(Dataset entries)
- - - - -
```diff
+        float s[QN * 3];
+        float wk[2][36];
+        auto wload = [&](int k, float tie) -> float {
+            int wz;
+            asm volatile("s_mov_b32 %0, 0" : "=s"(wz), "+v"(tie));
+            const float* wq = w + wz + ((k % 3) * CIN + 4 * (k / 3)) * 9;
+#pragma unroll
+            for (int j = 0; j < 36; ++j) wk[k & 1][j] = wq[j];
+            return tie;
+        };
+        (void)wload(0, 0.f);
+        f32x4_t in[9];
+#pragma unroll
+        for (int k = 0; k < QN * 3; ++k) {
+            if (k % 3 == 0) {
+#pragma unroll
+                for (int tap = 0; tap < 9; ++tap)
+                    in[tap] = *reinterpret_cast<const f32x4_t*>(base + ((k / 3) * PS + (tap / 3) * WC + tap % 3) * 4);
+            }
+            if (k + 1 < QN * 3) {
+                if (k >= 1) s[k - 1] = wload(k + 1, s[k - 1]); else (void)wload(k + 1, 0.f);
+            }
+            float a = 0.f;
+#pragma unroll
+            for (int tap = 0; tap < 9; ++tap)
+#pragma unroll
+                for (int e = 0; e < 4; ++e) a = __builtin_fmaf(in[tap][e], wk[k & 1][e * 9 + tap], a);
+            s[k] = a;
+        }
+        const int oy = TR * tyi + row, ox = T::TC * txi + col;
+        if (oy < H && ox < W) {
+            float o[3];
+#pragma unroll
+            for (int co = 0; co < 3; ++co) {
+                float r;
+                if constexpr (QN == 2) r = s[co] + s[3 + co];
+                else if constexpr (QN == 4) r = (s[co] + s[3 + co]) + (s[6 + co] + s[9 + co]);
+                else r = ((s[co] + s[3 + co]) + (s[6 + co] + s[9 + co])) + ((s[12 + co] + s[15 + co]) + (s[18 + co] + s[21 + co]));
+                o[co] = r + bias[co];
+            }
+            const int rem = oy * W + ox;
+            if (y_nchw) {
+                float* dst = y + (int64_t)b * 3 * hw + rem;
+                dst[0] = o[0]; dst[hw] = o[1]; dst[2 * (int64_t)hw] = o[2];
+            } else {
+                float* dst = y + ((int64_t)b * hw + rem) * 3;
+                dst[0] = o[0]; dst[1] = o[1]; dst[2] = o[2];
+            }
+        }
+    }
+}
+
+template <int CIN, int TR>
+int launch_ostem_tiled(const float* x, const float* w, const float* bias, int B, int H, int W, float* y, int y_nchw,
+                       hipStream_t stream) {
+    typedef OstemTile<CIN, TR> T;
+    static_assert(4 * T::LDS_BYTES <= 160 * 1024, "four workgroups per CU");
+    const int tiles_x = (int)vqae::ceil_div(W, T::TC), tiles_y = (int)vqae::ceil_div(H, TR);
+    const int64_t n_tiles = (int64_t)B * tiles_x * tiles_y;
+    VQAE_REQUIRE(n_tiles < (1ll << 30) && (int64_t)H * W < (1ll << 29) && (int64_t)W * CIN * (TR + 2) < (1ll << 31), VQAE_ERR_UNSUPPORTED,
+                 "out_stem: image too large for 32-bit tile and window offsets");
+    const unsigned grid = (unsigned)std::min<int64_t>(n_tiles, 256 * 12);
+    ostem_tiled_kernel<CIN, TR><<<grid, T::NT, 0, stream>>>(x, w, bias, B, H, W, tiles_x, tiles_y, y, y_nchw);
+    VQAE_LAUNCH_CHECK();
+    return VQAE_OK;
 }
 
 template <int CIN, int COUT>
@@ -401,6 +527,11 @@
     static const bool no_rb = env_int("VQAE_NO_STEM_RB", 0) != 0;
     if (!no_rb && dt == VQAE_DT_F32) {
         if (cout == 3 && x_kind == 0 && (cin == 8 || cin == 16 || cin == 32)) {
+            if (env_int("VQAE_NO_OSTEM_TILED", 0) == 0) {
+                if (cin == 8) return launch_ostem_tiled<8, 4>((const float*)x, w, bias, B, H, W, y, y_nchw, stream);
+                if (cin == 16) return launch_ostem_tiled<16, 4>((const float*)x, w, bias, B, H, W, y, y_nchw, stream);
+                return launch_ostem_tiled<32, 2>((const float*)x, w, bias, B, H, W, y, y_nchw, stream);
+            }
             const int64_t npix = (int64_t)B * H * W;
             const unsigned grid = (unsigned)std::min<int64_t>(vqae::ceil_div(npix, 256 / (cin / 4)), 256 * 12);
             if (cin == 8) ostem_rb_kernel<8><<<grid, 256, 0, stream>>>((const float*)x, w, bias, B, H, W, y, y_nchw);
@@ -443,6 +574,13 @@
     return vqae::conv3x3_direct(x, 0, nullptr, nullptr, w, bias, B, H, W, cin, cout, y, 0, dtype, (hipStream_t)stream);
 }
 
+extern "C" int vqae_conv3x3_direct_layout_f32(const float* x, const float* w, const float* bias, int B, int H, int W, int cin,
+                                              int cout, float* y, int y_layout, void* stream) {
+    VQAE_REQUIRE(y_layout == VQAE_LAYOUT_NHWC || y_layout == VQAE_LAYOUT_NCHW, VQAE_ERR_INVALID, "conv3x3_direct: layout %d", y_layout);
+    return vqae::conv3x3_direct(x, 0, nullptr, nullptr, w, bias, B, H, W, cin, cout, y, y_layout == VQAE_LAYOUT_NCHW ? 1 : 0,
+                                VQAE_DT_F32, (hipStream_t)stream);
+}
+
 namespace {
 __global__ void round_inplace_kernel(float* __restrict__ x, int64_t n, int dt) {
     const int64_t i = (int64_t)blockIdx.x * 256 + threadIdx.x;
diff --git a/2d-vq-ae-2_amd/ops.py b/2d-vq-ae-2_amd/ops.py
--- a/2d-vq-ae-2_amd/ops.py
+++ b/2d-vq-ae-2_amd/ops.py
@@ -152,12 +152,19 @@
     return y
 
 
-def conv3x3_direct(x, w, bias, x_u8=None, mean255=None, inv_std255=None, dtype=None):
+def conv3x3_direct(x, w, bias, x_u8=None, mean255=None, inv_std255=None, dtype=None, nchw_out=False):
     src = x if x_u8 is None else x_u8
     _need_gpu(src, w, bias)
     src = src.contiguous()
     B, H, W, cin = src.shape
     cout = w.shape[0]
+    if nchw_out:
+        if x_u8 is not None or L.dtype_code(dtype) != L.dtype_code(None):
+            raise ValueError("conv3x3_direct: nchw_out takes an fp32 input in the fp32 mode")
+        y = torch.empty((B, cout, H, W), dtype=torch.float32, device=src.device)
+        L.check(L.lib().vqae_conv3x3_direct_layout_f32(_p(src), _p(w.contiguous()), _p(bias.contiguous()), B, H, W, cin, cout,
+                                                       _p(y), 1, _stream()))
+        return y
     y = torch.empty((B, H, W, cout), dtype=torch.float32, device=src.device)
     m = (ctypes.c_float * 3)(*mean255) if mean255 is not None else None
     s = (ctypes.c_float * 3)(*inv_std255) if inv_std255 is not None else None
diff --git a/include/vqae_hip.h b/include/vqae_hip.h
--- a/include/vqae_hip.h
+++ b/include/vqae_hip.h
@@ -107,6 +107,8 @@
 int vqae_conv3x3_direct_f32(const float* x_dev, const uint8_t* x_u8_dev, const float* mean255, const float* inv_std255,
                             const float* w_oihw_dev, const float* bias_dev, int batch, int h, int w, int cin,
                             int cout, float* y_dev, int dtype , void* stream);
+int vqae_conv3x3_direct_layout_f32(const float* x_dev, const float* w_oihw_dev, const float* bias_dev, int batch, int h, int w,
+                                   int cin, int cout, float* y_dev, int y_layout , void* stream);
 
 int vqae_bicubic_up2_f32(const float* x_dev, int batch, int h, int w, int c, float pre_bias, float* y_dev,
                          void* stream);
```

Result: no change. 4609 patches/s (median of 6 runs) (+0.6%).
- - - - -
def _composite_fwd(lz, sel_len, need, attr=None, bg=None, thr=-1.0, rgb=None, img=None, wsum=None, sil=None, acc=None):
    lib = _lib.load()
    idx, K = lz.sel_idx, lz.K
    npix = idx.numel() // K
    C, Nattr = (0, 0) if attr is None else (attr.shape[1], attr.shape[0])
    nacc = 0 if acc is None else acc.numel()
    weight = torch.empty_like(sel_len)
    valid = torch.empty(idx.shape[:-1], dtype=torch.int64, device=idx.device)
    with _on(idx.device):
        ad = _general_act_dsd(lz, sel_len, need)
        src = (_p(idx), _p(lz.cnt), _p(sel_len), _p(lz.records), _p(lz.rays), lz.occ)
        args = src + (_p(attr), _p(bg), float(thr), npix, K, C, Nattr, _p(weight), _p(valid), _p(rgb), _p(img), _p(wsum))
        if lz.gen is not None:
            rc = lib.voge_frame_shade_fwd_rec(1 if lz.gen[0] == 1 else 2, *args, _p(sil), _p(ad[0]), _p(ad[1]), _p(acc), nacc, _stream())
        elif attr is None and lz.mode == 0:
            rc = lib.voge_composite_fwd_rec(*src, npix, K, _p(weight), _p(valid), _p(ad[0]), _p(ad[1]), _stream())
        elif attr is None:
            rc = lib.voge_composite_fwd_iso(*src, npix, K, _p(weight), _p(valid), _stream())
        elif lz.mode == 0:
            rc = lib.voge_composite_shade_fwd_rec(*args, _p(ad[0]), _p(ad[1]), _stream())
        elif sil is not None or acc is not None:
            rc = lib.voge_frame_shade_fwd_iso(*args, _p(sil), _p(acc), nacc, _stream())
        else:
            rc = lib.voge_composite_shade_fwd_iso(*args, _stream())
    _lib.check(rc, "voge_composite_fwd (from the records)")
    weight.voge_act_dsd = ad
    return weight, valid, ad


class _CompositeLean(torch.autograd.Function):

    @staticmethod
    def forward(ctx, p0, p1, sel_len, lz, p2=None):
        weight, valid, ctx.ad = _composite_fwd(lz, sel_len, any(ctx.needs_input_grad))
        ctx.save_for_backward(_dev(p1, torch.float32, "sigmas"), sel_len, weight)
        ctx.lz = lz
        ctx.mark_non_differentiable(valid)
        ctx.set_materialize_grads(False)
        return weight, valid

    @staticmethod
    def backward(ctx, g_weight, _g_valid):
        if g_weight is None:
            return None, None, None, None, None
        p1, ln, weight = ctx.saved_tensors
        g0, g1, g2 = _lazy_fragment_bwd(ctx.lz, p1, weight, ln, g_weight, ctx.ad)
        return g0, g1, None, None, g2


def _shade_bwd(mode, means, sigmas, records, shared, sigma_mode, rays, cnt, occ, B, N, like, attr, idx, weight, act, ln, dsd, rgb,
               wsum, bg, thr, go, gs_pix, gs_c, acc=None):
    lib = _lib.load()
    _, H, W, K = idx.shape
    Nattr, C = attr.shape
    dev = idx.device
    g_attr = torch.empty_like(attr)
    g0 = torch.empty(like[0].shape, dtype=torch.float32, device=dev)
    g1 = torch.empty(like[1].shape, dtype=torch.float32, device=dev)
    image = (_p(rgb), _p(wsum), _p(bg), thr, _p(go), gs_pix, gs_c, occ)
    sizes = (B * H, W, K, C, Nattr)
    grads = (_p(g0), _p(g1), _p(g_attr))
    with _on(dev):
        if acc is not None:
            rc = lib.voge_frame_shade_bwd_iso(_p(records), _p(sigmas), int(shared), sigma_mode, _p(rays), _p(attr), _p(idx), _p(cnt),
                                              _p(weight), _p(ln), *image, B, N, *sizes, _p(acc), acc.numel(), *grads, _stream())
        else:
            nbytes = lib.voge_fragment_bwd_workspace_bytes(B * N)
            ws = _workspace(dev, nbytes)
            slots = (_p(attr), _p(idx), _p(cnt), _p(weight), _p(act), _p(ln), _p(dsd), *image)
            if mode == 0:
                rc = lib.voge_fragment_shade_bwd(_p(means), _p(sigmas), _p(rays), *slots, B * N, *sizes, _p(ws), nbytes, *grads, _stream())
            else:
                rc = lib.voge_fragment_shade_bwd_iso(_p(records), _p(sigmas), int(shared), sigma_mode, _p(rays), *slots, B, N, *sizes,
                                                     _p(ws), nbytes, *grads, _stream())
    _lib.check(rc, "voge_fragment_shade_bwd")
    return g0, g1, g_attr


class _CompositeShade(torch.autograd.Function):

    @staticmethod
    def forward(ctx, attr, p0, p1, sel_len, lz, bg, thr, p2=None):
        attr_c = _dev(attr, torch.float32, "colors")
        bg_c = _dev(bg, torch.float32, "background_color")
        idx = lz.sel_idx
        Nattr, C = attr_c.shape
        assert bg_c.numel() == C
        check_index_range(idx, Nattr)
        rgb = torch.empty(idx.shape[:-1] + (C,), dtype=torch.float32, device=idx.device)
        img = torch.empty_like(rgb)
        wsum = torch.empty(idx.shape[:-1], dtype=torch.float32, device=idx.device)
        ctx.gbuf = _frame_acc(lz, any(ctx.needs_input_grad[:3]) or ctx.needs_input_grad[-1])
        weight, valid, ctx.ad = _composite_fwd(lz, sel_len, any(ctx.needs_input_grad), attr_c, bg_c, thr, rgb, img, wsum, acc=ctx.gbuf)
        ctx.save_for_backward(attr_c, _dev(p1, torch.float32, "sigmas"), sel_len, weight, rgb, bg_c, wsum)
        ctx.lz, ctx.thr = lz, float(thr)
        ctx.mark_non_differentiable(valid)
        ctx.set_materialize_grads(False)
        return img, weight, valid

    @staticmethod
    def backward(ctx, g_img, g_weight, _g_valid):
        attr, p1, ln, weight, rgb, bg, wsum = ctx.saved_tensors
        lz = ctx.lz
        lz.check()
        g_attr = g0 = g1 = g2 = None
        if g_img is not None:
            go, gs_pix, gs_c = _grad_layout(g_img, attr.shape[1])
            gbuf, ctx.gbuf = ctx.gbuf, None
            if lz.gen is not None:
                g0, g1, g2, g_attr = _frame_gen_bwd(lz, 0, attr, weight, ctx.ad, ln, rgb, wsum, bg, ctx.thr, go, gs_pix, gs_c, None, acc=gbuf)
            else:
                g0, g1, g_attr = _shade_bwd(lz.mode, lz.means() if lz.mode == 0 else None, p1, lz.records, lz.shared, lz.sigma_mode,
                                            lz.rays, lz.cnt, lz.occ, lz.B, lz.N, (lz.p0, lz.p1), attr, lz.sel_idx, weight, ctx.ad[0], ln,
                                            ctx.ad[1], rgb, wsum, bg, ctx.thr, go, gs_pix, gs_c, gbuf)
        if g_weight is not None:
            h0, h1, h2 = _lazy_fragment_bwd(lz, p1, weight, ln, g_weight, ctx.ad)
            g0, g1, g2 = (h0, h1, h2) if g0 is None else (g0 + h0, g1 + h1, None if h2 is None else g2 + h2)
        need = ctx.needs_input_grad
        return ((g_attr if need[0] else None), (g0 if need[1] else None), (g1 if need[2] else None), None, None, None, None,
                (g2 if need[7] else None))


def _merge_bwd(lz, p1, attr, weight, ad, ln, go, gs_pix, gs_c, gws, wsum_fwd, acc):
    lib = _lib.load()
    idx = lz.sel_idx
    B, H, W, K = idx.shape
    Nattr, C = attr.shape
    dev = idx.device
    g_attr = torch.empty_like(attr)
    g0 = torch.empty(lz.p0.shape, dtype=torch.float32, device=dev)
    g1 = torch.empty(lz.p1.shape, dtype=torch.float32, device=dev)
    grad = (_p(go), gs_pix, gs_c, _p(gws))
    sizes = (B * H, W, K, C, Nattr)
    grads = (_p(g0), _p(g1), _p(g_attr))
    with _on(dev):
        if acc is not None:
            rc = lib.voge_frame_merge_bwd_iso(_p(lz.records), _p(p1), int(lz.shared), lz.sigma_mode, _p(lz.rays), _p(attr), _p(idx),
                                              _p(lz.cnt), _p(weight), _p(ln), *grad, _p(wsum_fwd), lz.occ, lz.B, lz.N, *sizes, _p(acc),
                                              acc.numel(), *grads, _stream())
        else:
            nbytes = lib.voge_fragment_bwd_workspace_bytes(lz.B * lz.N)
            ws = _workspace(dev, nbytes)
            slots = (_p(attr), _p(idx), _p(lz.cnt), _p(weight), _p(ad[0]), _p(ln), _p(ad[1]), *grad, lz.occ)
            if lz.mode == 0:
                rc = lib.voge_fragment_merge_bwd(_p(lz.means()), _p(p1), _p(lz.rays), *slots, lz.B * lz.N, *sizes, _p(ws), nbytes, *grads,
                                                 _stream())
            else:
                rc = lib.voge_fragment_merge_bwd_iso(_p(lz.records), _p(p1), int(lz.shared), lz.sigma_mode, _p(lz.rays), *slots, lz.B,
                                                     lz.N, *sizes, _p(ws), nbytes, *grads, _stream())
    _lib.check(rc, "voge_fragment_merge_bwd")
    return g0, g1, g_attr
- - - - -
Problem to solve ->
Of all the lines in the records, how many have the word "void"? Write only the number.

Output for this task ->
7